FeedBurner Architecture
FeedBurner is a news feed management provider launched in 2004. FeedBurner provides custom RSS feeds and management tools to bloggers, podcasters, and other web-based content publishers. Services provided to publishers include traffic analysis and an optional advertising system.
Site: http://www.feedburner.com
Information Sources
Platform
The Stats
- July 2004: 300Kbps, 5,600 feeds, 3 app servers, 3 web servers 2 DB servers, Round Robin DNS
- April 2005: 5Mbps, 47,700 feeds, 6 app servers, 6 web servers (same machines)
- September 2005: 20Mbps, 109,200 feeds
- Currently: 250 Mbps bandwidth usage, 310 million feed views per day, 100 Million hits per day
The Architecture
- Single-server failure, seen by 1/3 of all users
- Health Check all the way back to the database that is monitored by load balancers to route requests in to live machines on failure.

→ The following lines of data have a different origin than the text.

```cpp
#define FOR_ITEMS_RISING                                                                  \
  for (int it_ = it0_lm, t_ = 0; it_ < nitems_lm; it_ = tid2 >= 0 ? trip_base + t_ * nhelp + tid2 : nitems_lm, ++t_) { \
    const int k = (W == 1 ? it_ : (int)__umulhi((unsigned)it_, Wmagic)) + 1;              \
    const int slot = it_ - (k - 1) * W;                                                   \
    int *const si = sirec + slot * I_COUNT;                                               \
    if (!si[I_ACT]) continue;                                                             \
    double *const my = slots + slot * SS;                                                 \
    double *const sc = screc + slot * C_COUNT;                                            \
    const bool actz = k <= nz, is1 = k == 1, isnz = k == nz;                              \
    auto row = [&](int a) -> strided<ROWS> { return strided<ROWS>{my + a}; };             \
    (void)sc; (void)actz; (void)is1; (void)isnz; (void)row;

  auto M0 = [&]() {
    int lane = lane_k; asm volatile("" : "+v"(lane));
// ... 323 lines not shown
              if (npass_try < p.itermax) { msc[C_HMIXE] = hmixn; go_on = true; }
              else if (hmixn > hmixe) { msc[C_HMIXE] = hmixn; go_on = true; }
            }
            if (!go_on) {
              if (npass_try > (p.itermax + 1)) status |= 2;
              fin = F_TRAP;
              msi[I_NVIOL] = 0;
            }
          }
          msi[I_MAYBE_NEXT] = (npass_try >= 3 && (iconv >= 2 || npass_try + 1 >= p.itermax)) ? 1 : 0;
        }
        msi[I_STATUS] = status; msi[I_NPASS_TRY] = npass_try; msi[I_ICONV] = iconv;
        msi[I_FIN] = fin;
        msi[I_L1A] = (l1_ahead && fin == F_NONE) ? 1 : 0;
        f_any = fin != F_NONE;
      }
    }
    const unsigned long long m = __ballot(f_any);
    if (lane == 0) s_flags[1] = m != 0ull ? 1 : 0;
#ifdef MCKPP_PS_STAMPS
    {
      const bool sg = lane < W && sirec[lane * I_COUNT + I_STATE] == PS_ACTIVE && sirec[lane * I_COUNT + I_ACT] && sirec[lane * I_COUNT + I_STRAG];
      const int n = __popcll(__ballot(sg));
      const int nact = __popcll(__ballot(lane < W && sirec[lane * I_COUNT + I_STATE] == PS_ACTIVE && sirec[lane * I_COUNT + I_ACT]));
      if (lane == 0 && n > 0) { atomicAdd((int *)p.sync + (sparse ? 1 : 2), n); atomicAdd((int *)p.sync + (sparse ? 3 : 4), 1); atomicAdd((int *)p.sync + (sparse ? 5 : 6), nact); }
    }
#endif
    if (solo_dyn && !sparse) {
      const int f_kv = s_flags[S_KVIEW], f_drain = s_flags[S_DRAIN];
      if (f_kv == 0 && f_drain) {
        const int *msi = sirec + (lane < W ? lane : 0) * I_COUNT;
        const bool on = lane < W && msi[I_STATE] == PS_ACTIVE && msi[I_ACT];
        const bool ok = on && msi[I_FIN] == F_NONE && (msi[I_STRAG] || msi[I_NPASS_TRY] > p.solo_after);
        const unsigned long long m_on = __ballot(on), m_ok = __ballot(ok);
        const int kn = __popcll(m_on);
        if (kn >= 1 && kn <= kmax_view && m_ok == m_on) {
          if (on) s_flags[S_MAP + __popcll(m_on & ((1ull << lane) - 1ull))] = lane;
          if (lane == 0) s_flags[S_GOVIEW] = kn;
        }
      }
    }
  };
  auto G_late = [&]() {
    int lane = lane_k; asm volatile("" : "+v"(lane));
    if (lane < W) {
      int *msi = sirec + lane * I_COUNT;
      if (msi[I_ACT]) {
        if (p.mode != MCKPP_MODE_INIT && msi[I_BAD]) msi[I_STATUS] = msi[I_STATUS] | 1;
        msi[I_BAD] = 0;
        msi[I_TINY] = 0;
        msi[I_MAYBE] = msi[I_MAYBE_NEXT];
      }
    }
  };

  auto ext_rhs = [&](double *my, const int *si, int col, int k, int kmixe, double To_k, double So_k, double &rhsT,
                     double &rhsS) {
    const double dto = p.dto;
    const auto xs = p.xs + (size_t)col * MCKPP_XS;
    const double rhok = my[k * ROWS + Q_RHO], cpk = my[k * ROWS + Q_CP];
    const size_t oin = (size_t)col * p.ld + (k - 1);
    if (k == 1) {
      if (p.L_RELAX_SST && !p.L_FCORR_WITHZ && !p.L_FCORR) {
        const double relax_sst = xs[XS_RELAX_SST], SST0 = xs[XS_SST0];
        double fc = 0.0;
        if (relax_sst > 1.e-10) {
          if (!p.L_RELAX_CALCONLY) rhsT = rhsT + dto * relax_sst * (SST0 - To_k) * p.dm[kmixe] / c_hm[1];
          fc = relax_sst * (SST0 - To_k) * p.dm[kmixe] * rhok * cpk;
        }
        p.cs[(size_t)col * MCKPP_CS + CS_FCORR] = fc;
      }
      if (p.L_FCORR && !p.L_RELAX_SST && !p.L_FCORR_WITHZ)
        rhsT = rhsT + dto * xs[XS_FCORR_TWOD] / (rhok * cpk * c_hm[1]);
    }
    double tinc = 0.;
    if (p.L_FCORR_WITHZ && !p.L_FCORR) tinc = dto * p.fcorr_withz[oin] / (rhok * cpk);
    if (p.L_RELAX_OCNT) tinc = tinc + dto * xs[XS_RELAX_OCNT] * (p.ocnT_clim[oin] - To_k);
    rhsT = rhsT + tinc;
    const double ocnTcorr = tinc * rhok * cpk / dto;
    const auto ai = p.adv_i + (size_t)col * (p.maxmodeadv + 1);
    const auto ad = p.adv_d + (size_t)col * (p.maxmodeadv + 1);
    const int nmode = ai[0];
    const int nzi = nz, km = kmixe;
    for (int im = 0; im < nmode; ++im) {
      const int mode = ai[1 + im];
      if (mode <= 0) continue;
      const double fact = dto * ad[im] * 0.033;
      if (mode == 1) {
        if (k == 1) rhsS = rhsS + fact / c_hm[1];
      } else if (mode == 2) {
        const double delta = p.hsum[km - 1];
        if (k <= km - 1) rhsS = rhsS + fact / delta;
      } else if (mode == 3) {
        const double delta = p.hsum[nzi];
        if (k <= nzi) rhsS = rhsS + fact / delta;
      } else if (mode == 4) {
        const int nzend = nzi - 1;
        int n1 = 0;
        do { n1 = n1 + 1; } while (c_zm[n1] >= -100. && n1 < nzp1);
        double delta = 0.0;
        for (int n = n1; n <= nzend; ++n) delta = delta + c_hm[n];
        if (k >= n1 && k <= nzend) rhsS = rhsS + fact / delta;
      } else if (mode == 5) {
        if (k == nzi) rhsS = rhsS + fact / c_hm[nzi];
      } else if (mode == 6 || mode == 7) {
        int n1, n2 = 0;
// ... 616 lines not shown
          if (wv == wv2) ps_thomas2_uts_fwd<XV, -1>(W, slots, SS, nz, sirec + I_ACT, I_COUNT, sirec + I_BAD, I_COUNT, lane);
        }
      } else {
        if (wv == mgr) ps_thomas2_uts_fwd<XV, 1>(W, slots, SS, nz, sirec + I_ACT, I_COUNT, sirec + I_BAD, I_COUNT, lane);
        if (wv == wv2) ps_thomas2_uts_fwd<XV, -1>(W, slots, SS, nz, sirec + I_ACT, I_COUNT, sirec + I_BAD, I_COUNT, lane);
      }
      STAMP(24);
      __syncthreads();
      if (wv == mgr) ps_thomas2_uts_back<XV, 1>(W, slots, SS, nz, sirec + I_ACT, I_COUNT, sirec + I_BAD, I_COUNT, lane);
      if (wv == wv2) ps_thomas2_uts_back<XV, -1>(W, slots, SS, nz, sirec + I_ACT, I_COUNT, sirec + I_BAD, I_COUNT, lane);
    }
    STAMP(16);
    __syncthreads();
    STAMP(17);

    if (do_ocnint) {
      FOR_ITEMS
        if (!act) continue;
        const size_t o = ro + (k - 1);
        const double Uo = p.U[o], Vo = p.V[o];
        const double dto = p.dto, f = sc[C_F];
        const strided<ROWS> yU = row(Q_YU), yV = row(Q_YV);
        if (actz) {
          const double pk = row(Q_DM)[k], qk = row(Q_GM)[k], gk = row(ps_sysrows<XV>::gam_m)[k];
          double betk;
          if constexpr (SM == 0) {
            betk = (k == 1) ? 1. + pk : ((1. + pk) + qk) + qk * gk;
          } else {
            const int m = nz >> 1;
            const double gk1 = row(ps_sysrows<XV>::gam_m)[k + 1];
            if (k <= m) {
              betk = (k == 1) ? 1. + pk : ((1. + pk) + qk) + qk * gk;
              row(Q_DM)[k] = gk1;
            } else {
              betk = (k == nz) ? (1. + pk) + qk : ((1. + pk) + qk) + pk * gk1;
              row(Q_GM)[k] = pk;
              row(Q_DM)[k] = gk;
            }
          }
          if (betk == 0.) betk = 1.E-12;
          row(Q_BET)[k] = betk;
          row(Q_DT)[k] = rcp_refine(betk);
          const double un = yU[k];
          double rhsV;
          if (k == 1) rhsV = Vo - dto * (f * .5 * (Uo + un) + div_fast(sc[C_WU02], c_hm[1], c_misc[0]));
          else rhsV = Vo - dto * f * .5 * (Uo + un);
          if (k == nz) rhsV = rhsV + c_t1[nz] * 0.0001  * p.V[ro + (nzp1 - 1)];
          yV[k] = rhsV;
        } else {
          yV[k] = Vo;
        }
      END_ITEMS
    }
    STAMP(18);
    __syncthreads();
    STAMP(19);

    const bool late_on_mgr = SM != 0 || nthreads <= 64;
    if (wv == mgr) {
      if (do_ocnint) {
        if constexpr (SM == 0) {
          ps_thomas_v_fwd(W, slots, SS, ROWS, nz, sirec + I_ACT, I_COUNT, lane);
          STAMP(25);
          ps_thomas_v_back(W, slots, SS, ROWS, ps_sysrows<XV>::gam_m, nz, sirec + I_ACT, I_COUNT, lane);
        } else {
          ps_thomas2_v(W, slots, SS, ROWS, ps_sysrows<XV>::gam_m, nz, sirec + I_ACT, I_COUNT, sirec + I_BAD, I_COUNT, lane);
        }
      }
      if (late_on_mgr) G_late();
    } else {
      if (!late_on_mgr && wv == (nthreads >> 6) - 1) G_late();
      if (l1_ahead) {
      FOR_ITEMS
        if (!si[I_L1A]) continue;
        L1_item(k, kr, si, my, sc, ro, act, virt1, virt2, is1, xs_, first_, L1_ALL_BUT_V);
      END_ITEMS
      }
    }
    STAMP(20);
    __syncthreads();
    STAMP(21);
    finishing = s_flags[1];
    if (finishing) {

    FOR_ITEMS
      if (!act) continue;
      if (si[I_FIN] != F_TRAP) continue;
      const size_t o = ro + (k - 1);
      const double U = row(Q_YU)[k], V = row(Q_YV)[k], T = row(Q_YT)[k], S = row(Q_YS)[k], tk1 = row(Q_YT)[k + 1];
      const double Uo = p.U[o], Vo = p.V[o], To = p.T[o], So = p.S[o];
      const bool v = actz && (__builtin_fabs(U) >= 10 || __builtin_fabs(V) >= 10 || __builtin_fabs(T - tk1) >= 10);
      if (v) atomicAdd(&si[I_NVIOL], 1);
      const double hk = c_hm[k];
      row(Q_DM)[k] = (U - Uo) * (U - Uo) * hk / p.dm_nz;
      row(Q_DT)[k] = (V - Vo) * (V - Vo) * hk / p.dm_nz;
      row(Q_DS)[k] = (T - To) * (T - To) * hk / p.dm_nz;
      row(Q_GM)[k] = (S - So) * (S - So) * hk / p.dm_nz;
    END_ITEMS
    __syncthreads();
    STAMP(26);
    if (wv == mgr) {
      if (lane < W) sirec[lane * I_COUNT + I_NOVER] = 0;
      for (int l = lane; l < 4 * W; l += 64) {
        const int ms = l >> 2, mq = l & 3;
        int *msi = sirec + ms * I_COUNT;
        if (msi[I_ACT] && msi[I_FIN] == F_TRAP && msi[I_NVIOL] == 0) {
          const strided<ROWS> t{slots + ms * SS + (mq == 3 ? (int)Q_GM : (int)Q_DM + mq)};
          double sum = 0.;
          int q = 1;
          for (; q + 7 <= nzp1; q += 8) {
            const double a0 = t[q], a1 = t[q + 1], a2 = t[q + 2], a3 = t[q + 3], a4 = t[q + 4], a5 = t[q + 5], a6 = t[q + 6], a7 = t[q + 7];
            sum = sum + a0; sum = sum + a1; sum = sum + a2; sum = sum + a3; sum = sum + a4; sum = sum + a5; sum = sum + a6; sum = sum + a7;
          }
          for (; q <= nzp1; ++q) sum = sum + t[q];
          sum = __builtin_sqrt(sum);
          if (sum >= 1.0) atomicAdd(&msi[I_NOVER], 1);
        }
      }
      if (lane < W) {
        int *msi = sirec + lane * I_COUNT;
        double *msc = screc + lane * C_COUNT;
        if (msi[I_ACT] && msi[I_FIN] == F_TRAP) {
          int comp_flag = 0, status = msi[I_STATUS], nreset = msi[I_NRESET];
          double f = msc[C_F];
          const int nviol = msi[I_NVIOL];
          if (nviol > 0) {
            comp_flag = 1;
            for (int i = 0; i < nviol; ++i) f = f * 1.01;
          } else {
            const int nover = msi[I_NOVER];
            if (nover > 0) {
              comp_flag = 1;
              for (int i = 0; i < nover; ++i) f = f * 1.01;
            }
          }
          if (comp_flag) { status |= 4; msc[C_F] = f; }
          nreset = nreset + 1;
          if (nreset > 10) status |= 8;
          msi[I_COMP] = comp_flag; msi[I_STATUS] = status; msi[I_NRESET] = nreset;
          if (comp_flag && nreset <= 10) {
            msi[I_FIN] = F_NONE; msi[I_LOAD] = 2; msi[I_NPASS_TRY] = 0; msi[I_ICONV] = 0; msi[I_MAYBE] = 0;
          } else {
            msi[I_FIN] = F_FINAL;
            msi[I_NU] = 0; msi[I_NV] = 0; msi[I_NF] = 0;
          }
        }
      }
    }
    __syncthreads();
    STAMP(27);
    FOR_ITEMS
      if (!act) continue;
      if (si[I_FIN] != F_FINAL) continue;
      const bool fstep = p.mode == MCKPP_MODE_STEP;
      const bool sol = do_ocnint;
      const size_t o = ro + (k - 1);
      double U = 0, V = 0, T = 0, S = 0, uk1 = 0, vk1 = 0, tk1 = 0, sk1 = 0;
      if (act) {
        if (sol) { U = row(Q_YU)[k]; V = row(Q_YV)[k]; T = row(Q_YT)[k]; S = row(Q_YS)[k]; }
        else { U = p.U[o]; V = p.V[o]; T = p.T[o]; S = p.S[o]; }
      }
      if (actz && p.diag && flux_diag) {
        if (sol) { uk1 = row(Q_YU)[k + 1]; vk1 = row(Q_YV)[k + 1]; tk1 = row(Q_YT)[k + 1]; sk1 = row(Q_YS)[k + 1]; }
        else { uk1 = p.U[o + 1]; vk1 = p.V[o + 1]; tk1 = p.T[o + 1]; sk1 = p.S[o + 1]; }
      }
      if (p.diag) {
        const double wX0_1 = sc[C_WX01], wX0_2 = sc[C_WX02];
        const double rho0cp0 = sc[C_RHO0CP0], sflux3 = sc[C_SFLUX3];
        const size_t od = ro + k;
        {
          if (actz) {
            const double dfm = p.difm[od], dfs = p.difs[od], dft = p.dift[od], gh = p.ghat[od];
            const double talpha = flux_diag ? p.talpha[od] : 0.0, sbeta = flux_diag ? p.sbeta[od] : 0.0;
            const double swdk = (ntime >= 1) ? p.swdk_tab[si[I_JER] * p.ldc + k] : 0.0;
            p.wXNT1[od] = (ntime >= 1) ? -sflux3 * swdk / rho0cp0 : 0.0;
            if (flux_diag) {
              double deltaz = 0.5 * (c_hm[k] + c_hm[k + 1]);
              double wX1 = -dfs * ((T - tk1) / deltaz - gh * wX0_1);
              double wX2 = -dfs * ((S - sk1) / deltaz - gh * wX0_2);
              if (p.LDD) wX1 = -dft * ((T - tk1) / deltaz - gh * wX0_1);
              p.wX1[od] = wX1; p.wX2[od] = wX2;
              p.wX3[od] = p.grav * (talpha * wX1 - sbeta * wX2);
              p.wU1[od] = -dfm * (U - uk1) / deltaz;
              p.wU2[od] = -dfm * (V - vk1) / deltaz;
            }
          }
        }
        if (is1) {
          p.difm[ro] = 0.0; p.difs[ro] = 0.0; p.dift[ro] = 0.0;
          p.wU1[ro] = sc[C_WU01]; p.wU2[ro] = sc[C_WU02];
          p.wX1[ro] = wX0_1; p.wX2[ro] = wX0_2; p.wX3[ro] = -sc[C_B0];
          p.wXNT1[ro] = sc[C_WXNT0];
        }
      }
      if (fstep && is1) {
        const auto cs = p.cs + (size_t)col * MCKPP_CS;
        cs[CS_UREF] = U; cs[CS_VREF] = V; cs[CS_TREF] = T;
        cs[CS_SSURF] = p.L_SSref ? cs[CS_SSREF] : S + sc[C_SREF];
      }
      if constexpr (EXT) {
        if (fstep && p.L_DAMP_CURR && act) {
          const double rr = (double)p.dt_uvdamp * (86400. / p.dto);
          double a = 0.99 * __builtin_fabs(U), b = (U * U) / rr;
          if (b < a) atomicAdd(&si[I_NU], 1);
          row(Q_YU)[k] = U - dsign(dmin2(a, b), U);
          a = 0.99 * __builtin_fabs(V); b = (V * V) / rr;
          if (b < a) atomicAdd(&si[I_NV], 1);
          row(Q_YV)[k] = V - dsign(dmin2(a, b), V);
        }
      }
    END_ITEMS
    __syncthreads();
    STAMP(28);
    FOR_ITEMS
      if (!act) continue;
      if (!(si[I_FIN] == F_FINAL && p.mode == MCKPP_MODE_STEP)) continue;
      const size_t o = ro + (k - 1);
      const int newi = 1 - si[I_NEW];
      double U = 0, V = 0, T = 0, S = 0;
      if (act) { U = row(Q_YU)[k]; V = row(Q_YV)[k]; T = row(Q_YT)[k]; S = row(Q_YS)[k]; }
      if (act) { p.Us[newi][o] = U; p.Vs[newi][o] = V; p.Ts[newi][o] = T; p.Ss[newi][o] = S; }
      if (si[I_COMP] && act) {
        if (p.clim_present) { T = p.ocnT_clim[o]; S = p.sal_clim[o]; row(Q_YT)[k] = T; row(Q_YS)[k] = S; }
        U = p.U_init[o]; V = p.V_init[o];
        row(Q_YU)[k] = U; row(Q_YV)[k] = V;
      }
      if constexpr (EXT) {
        if (si[I_LOCEAN] && p.L_NO_FREEZE && act) {
          double xt = p.tinc_fcorr[ro + k];
          if (T < -1.8) { xt = xt + (-1.8 - T); T = -1.8; row(Q_YT)[k] = T; atomicAdd(&si[I_NF], 1); }
          p.tinc_fcorr[ro + k] = xt;
        }
      }
    END_ITEMS
    if constexpr (EXT) {
      __syncthreads();
      FOR_ITEMS
        if (!act) continue;
        if (!(si[I_FIN] == F_FINAL && p.mode == MCKPP_MODE_STEP && si[I_LOCEAN] && p.L_NO_ISOTHERM)) continue;
        if (k >= 2 && act) {
          const double dz = c_zm[k] - c_zm[k - 1];
          row(Q_DM)[k] = __builtin_fabs((row(Q_YT)[k] - row(Q_YT)[k - 1])) * dz;
          row(Q_DT)[k] = dz;
        }
      END_ITEMS
      __syncthreads();
    }
    FOR_ITEMS
      if (!act) continue;
      if (si[I_FIN] != F_FINAL) continue;
      const auto cs = p.cs + (size_t)col * MCKPP_CS;
      const auto ci = p.ci + (size_t)col * MCKPP_CI;
      const size_t o = ro + (k - 1);
      if (p.mode == MCKPP_MODE_STEP) {
        double reset_out = (double)si[I_NRESET];
        if (si[I_COMP]) reset_out = 999.;
        bool iso_reset = false;
        if constexpr (EXT) {
          if (si[I_LOCEAN] && p.L_NO_ISOTHERM) {
            const strided<ROWS> tD = row(Q_DM), tZ = row(Q_DT);
            double dtdz_total = 0., dz_total = 0.;
            for (int q = 2; q <= p.iso_bot; ++q) {
              dtdz_total = dtdz_total + tD[q];
              dz_total = dz_total + tZ[q];
            }
// ... 203 lines not shown
```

- Use Cacti and Nagios for monitoring. Using these tools you can look at uptime and performance to identify performance problems.
- Every hit is recorded which slows everything down because of table level locks.
- Used Doug Lea’s concurrency library to do updates in multiple threads.
- Only stats for today are calculated in real-time. Other stats are calculate lazily.
- Use master DB for everything.
- Balance read and read/write load
- Found where we could break up read vs. read/write
- Balanced master vs. slave load
- Everything slowed down, was using the database has cache, used MyISAM
- Add caching layers. RAM on the machines, memcached, and in the database
- When stats get rolled up on demand popular feeds slowed down the whol system
- Turned to batch processing, doing the rollups once a night.
- Wrote to the master too much. More data with each feed. Added more stats tracking for ads, items, and circulation.
- Use merge tables. Truncate the data from 2 days ago.
- Went to horizontal partitioning: ad serving, flare serving, circulation.
- Move hottest tables/queries to own clusters.
- Using a primary and slave there's a single point of failure because it's hard to promote a slave to a master. Went to a multi master solution.
- Needed a disaster recovery/secondary site.
- Active/active not possible. Too much hardware, didn't like having half the hardware going to waste, and needed a really fast connection between data centers.
- Create custom solution to download feeds to remote servers.